----- Information supplied -----

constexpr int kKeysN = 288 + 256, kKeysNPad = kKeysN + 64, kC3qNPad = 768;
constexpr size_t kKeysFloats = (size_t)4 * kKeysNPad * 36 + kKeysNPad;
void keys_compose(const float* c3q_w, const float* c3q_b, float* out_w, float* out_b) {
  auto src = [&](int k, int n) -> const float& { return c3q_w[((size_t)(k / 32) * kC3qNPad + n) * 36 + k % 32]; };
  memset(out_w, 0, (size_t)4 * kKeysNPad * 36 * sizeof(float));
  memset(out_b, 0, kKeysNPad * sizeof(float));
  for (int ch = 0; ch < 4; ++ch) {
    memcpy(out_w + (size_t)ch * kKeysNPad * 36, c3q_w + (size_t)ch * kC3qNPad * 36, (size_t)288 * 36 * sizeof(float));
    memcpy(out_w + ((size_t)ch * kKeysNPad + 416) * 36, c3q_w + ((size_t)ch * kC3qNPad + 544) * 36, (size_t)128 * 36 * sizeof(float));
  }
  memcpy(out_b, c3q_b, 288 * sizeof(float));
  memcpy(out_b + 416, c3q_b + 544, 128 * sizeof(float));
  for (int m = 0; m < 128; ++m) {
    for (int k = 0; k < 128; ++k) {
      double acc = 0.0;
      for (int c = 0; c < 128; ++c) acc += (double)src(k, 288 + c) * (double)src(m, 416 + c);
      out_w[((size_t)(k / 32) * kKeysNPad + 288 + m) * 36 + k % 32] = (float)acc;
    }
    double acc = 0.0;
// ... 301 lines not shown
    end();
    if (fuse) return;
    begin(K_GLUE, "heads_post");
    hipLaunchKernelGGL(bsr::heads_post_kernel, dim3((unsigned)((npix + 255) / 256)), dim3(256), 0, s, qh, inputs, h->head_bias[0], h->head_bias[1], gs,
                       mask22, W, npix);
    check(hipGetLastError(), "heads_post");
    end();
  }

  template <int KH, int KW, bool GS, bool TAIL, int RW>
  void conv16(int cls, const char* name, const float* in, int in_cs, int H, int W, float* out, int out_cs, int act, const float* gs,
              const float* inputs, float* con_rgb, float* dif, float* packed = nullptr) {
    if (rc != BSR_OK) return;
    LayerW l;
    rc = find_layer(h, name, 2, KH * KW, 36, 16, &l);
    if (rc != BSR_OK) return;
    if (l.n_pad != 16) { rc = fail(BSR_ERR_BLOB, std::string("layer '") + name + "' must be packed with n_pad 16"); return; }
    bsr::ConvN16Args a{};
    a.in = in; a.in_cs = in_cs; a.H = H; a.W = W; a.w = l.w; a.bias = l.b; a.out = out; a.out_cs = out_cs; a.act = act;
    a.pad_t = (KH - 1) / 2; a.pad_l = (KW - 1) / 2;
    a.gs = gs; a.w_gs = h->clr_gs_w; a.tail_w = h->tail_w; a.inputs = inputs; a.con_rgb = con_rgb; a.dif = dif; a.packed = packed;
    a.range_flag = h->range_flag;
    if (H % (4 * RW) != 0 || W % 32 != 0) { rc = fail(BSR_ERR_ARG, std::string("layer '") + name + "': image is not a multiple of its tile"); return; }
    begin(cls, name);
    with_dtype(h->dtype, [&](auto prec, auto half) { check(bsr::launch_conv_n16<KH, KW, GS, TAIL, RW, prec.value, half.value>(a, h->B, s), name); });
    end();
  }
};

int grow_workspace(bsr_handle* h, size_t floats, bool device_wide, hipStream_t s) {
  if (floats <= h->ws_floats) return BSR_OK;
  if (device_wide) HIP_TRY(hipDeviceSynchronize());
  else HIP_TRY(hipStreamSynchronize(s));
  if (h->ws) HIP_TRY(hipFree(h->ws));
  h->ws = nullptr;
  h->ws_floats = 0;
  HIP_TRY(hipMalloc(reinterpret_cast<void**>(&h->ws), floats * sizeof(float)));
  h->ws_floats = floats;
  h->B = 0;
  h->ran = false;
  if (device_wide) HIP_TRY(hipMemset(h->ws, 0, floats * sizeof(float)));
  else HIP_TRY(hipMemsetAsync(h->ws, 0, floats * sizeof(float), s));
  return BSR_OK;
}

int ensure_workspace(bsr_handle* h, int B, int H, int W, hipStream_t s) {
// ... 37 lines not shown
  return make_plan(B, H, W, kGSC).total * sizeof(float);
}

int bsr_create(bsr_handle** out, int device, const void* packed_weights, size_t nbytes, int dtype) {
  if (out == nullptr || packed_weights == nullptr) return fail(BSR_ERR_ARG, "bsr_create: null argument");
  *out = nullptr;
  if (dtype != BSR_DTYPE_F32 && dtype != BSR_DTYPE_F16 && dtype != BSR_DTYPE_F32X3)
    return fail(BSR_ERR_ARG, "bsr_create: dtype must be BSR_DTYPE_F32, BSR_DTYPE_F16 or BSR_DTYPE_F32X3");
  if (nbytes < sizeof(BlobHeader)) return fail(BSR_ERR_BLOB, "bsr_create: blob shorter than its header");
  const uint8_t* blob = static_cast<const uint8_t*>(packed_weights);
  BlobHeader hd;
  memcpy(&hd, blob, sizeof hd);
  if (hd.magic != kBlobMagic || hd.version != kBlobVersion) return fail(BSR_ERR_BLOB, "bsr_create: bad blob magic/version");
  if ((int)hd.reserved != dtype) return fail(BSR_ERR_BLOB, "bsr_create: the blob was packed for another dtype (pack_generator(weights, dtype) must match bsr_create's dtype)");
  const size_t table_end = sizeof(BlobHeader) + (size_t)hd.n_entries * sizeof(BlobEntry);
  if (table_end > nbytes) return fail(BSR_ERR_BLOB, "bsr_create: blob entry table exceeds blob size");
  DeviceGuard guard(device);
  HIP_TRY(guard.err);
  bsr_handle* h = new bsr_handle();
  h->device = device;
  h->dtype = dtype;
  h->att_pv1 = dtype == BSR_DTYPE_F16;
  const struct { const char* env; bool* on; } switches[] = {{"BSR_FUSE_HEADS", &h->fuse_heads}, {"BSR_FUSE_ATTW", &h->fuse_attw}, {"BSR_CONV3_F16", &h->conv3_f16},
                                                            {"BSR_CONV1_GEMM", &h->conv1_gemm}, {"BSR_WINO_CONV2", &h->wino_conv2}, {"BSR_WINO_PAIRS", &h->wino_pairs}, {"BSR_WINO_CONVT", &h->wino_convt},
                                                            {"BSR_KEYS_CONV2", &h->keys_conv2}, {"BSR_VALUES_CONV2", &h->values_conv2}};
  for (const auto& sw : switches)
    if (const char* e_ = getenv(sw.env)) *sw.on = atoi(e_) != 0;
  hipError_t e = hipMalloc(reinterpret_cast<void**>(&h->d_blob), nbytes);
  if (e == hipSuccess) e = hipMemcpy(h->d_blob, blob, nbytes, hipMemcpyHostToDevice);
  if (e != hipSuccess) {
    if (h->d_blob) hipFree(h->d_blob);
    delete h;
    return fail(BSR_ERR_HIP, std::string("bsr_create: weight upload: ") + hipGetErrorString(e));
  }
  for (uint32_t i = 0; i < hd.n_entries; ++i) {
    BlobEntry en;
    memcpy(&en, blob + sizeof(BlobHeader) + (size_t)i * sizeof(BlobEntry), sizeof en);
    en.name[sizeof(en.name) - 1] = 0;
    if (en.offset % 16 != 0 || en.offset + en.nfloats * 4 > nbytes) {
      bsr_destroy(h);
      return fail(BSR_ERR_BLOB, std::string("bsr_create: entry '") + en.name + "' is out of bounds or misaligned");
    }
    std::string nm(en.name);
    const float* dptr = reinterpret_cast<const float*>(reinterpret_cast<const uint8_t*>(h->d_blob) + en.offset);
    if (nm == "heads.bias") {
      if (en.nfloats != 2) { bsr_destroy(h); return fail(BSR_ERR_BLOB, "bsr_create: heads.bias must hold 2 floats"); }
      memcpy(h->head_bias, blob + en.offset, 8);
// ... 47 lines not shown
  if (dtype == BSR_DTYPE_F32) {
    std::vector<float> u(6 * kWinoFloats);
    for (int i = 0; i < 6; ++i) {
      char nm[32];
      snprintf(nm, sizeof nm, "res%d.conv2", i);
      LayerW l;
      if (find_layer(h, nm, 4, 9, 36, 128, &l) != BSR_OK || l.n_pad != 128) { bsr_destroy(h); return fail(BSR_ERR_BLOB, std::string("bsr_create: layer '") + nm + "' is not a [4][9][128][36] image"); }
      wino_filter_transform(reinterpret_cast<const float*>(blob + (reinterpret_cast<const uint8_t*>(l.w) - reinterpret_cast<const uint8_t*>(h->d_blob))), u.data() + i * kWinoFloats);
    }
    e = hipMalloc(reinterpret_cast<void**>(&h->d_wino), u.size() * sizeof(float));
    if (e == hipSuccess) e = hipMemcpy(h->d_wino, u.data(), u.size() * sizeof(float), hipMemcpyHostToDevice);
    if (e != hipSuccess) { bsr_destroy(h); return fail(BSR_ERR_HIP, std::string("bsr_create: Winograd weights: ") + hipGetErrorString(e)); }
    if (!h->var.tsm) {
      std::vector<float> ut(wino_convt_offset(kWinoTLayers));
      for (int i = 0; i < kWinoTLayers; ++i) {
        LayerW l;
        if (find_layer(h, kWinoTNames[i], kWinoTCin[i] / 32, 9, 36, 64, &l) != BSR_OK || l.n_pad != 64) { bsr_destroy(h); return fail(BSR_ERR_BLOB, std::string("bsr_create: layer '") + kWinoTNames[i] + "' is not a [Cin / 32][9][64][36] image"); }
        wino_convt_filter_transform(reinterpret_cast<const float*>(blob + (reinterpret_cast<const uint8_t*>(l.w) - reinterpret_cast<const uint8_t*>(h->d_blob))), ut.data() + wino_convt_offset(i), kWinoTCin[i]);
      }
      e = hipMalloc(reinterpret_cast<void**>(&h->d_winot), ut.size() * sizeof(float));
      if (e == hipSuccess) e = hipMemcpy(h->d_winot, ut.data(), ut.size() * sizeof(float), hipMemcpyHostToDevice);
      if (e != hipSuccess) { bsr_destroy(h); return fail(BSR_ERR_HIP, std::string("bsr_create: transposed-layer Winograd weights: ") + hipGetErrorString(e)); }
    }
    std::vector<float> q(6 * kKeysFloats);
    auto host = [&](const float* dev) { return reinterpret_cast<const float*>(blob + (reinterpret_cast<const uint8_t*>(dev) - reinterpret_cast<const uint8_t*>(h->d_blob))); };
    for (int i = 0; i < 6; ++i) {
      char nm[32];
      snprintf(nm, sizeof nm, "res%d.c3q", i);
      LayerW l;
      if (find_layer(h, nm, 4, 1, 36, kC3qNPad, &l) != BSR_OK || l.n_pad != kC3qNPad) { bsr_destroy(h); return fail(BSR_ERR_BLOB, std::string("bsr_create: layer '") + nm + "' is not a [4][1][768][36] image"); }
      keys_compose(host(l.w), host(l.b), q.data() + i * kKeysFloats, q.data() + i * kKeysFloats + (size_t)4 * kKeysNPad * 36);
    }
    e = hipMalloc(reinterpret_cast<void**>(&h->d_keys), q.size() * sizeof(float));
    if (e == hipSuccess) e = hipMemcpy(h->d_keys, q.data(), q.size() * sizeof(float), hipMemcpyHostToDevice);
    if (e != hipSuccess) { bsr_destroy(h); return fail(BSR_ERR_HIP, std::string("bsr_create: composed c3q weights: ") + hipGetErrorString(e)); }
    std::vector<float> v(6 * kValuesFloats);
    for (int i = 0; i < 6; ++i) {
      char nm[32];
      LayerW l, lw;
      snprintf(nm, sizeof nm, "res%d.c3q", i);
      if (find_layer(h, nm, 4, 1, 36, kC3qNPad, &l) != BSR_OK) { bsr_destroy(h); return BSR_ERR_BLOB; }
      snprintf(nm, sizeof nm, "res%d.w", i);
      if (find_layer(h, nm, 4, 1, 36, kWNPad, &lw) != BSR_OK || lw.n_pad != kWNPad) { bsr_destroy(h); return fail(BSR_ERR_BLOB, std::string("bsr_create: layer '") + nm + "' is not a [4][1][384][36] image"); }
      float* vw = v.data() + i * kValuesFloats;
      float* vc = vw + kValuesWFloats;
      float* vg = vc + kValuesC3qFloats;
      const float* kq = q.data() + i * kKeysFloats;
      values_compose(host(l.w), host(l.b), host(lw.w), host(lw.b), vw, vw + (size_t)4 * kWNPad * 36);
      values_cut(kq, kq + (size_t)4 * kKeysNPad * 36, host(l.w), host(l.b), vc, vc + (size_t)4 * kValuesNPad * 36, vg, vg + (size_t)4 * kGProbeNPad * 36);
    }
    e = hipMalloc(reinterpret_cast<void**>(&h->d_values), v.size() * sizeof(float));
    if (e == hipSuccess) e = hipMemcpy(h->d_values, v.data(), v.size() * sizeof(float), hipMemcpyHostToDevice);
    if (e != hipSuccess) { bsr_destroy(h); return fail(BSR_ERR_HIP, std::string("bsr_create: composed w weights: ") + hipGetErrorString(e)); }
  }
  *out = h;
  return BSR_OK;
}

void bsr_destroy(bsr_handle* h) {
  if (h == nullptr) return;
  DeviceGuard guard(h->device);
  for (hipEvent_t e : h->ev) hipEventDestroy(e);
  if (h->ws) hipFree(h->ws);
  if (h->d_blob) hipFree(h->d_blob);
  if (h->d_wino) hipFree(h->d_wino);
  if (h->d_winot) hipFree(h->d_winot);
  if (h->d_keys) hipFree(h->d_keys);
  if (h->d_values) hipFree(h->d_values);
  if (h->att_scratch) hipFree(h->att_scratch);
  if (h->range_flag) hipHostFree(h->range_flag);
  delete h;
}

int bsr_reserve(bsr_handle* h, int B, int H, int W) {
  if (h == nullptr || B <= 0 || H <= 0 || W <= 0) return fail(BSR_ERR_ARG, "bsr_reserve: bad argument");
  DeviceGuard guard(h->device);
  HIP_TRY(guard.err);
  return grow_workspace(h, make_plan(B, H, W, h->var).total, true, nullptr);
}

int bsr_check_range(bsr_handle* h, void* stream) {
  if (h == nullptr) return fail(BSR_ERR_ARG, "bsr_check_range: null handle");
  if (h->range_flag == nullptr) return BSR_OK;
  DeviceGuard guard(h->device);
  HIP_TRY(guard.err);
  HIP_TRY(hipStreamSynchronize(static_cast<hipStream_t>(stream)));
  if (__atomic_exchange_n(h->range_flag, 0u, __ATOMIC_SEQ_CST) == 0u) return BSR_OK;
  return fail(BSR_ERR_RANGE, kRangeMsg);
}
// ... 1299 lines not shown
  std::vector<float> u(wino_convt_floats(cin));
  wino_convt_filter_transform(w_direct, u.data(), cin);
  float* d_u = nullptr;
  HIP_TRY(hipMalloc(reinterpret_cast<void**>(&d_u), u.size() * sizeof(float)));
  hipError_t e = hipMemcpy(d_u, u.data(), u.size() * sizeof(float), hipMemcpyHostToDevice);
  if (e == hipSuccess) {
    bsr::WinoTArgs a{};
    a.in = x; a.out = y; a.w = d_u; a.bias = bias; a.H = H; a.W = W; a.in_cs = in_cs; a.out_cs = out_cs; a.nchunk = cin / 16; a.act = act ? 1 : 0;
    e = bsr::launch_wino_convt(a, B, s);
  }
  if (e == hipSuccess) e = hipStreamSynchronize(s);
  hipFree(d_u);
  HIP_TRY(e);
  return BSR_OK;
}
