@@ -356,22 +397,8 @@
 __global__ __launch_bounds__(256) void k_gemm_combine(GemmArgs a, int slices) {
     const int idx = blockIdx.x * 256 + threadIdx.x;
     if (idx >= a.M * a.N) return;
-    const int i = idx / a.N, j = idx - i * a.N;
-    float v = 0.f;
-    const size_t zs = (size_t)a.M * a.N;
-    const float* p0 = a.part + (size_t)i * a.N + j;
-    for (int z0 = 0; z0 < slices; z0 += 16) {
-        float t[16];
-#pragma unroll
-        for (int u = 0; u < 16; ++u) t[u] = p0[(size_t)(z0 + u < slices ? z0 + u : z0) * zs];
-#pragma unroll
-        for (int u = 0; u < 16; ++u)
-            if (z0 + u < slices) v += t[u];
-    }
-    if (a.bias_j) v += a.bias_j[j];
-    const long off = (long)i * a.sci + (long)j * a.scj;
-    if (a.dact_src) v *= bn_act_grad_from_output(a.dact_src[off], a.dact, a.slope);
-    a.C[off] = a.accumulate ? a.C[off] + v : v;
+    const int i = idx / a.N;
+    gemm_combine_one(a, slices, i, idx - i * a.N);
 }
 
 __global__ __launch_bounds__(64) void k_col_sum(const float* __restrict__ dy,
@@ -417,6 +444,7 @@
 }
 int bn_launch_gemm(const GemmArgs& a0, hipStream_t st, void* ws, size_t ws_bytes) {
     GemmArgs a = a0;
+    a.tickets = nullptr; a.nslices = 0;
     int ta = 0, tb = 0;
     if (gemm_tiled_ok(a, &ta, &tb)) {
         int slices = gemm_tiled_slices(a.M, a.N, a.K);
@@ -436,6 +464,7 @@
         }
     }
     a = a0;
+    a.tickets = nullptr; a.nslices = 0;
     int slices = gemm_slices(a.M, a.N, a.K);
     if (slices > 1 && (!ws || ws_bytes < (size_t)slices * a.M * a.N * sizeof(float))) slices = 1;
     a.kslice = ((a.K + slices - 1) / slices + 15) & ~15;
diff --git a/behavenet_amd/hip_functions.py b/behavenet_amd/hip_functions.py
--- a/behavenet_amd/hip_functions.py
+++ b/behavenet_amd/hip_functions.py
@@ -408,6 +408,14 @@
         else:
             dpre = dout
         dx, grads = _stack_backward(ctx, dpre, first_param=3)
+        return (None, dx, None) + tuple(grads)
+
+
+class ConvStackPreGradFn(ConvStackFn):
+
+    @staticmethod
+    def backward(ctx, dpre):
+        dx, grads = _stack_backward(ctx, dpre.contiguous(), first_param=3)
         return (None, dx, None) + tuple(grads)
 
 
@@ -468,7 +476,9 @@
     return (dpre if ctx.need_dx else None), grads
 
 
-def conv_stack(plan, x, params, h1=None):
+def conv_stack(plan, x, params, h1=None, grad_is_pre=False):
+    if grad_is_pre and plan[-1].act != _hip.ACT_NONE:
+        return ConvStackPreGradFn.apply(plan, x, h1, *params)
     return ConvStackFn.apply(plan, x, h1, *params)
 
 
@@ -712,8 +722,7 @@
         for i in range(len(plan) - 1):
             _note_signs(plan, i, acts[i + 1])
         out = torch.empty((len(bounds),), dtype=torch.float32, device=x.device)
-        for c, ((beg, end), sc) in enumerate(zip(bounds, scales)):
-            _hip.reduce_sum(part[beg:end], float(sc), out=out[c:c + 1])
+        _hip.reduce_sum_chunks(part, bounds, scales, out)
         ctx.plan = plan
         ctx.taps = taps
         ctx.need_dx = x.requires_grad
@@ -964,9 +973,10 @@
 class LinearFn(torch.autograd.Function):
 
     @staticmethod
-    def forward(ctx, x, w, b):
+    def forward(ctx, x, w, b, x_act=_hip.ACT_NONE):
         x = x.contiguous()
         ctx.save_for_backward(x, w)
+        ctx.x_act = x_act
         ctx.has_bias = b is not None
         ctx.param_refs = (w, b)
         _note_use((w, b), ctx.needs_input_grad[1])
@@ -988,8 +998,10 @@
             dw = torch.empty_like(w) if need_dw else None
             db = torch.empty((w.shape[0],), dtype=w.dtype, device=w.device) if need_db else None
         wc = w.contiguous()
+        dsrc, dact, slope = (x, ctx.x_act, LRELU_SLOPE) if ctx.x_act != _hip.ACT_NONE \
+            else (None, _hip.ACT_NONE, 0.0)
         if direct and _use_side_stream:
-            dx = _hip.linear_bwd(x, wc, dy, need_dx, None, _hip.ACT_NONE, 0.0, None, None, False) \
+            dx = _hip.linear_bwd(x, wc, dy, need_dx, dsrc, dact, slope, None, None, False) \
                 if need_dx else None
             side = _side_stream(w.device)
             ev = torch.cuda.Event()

-----

**Exercise requirements:**
Across the data above, how many lines contain the string "contiguous"? Reply with the number and nothing else.

**Exercise solution:**
3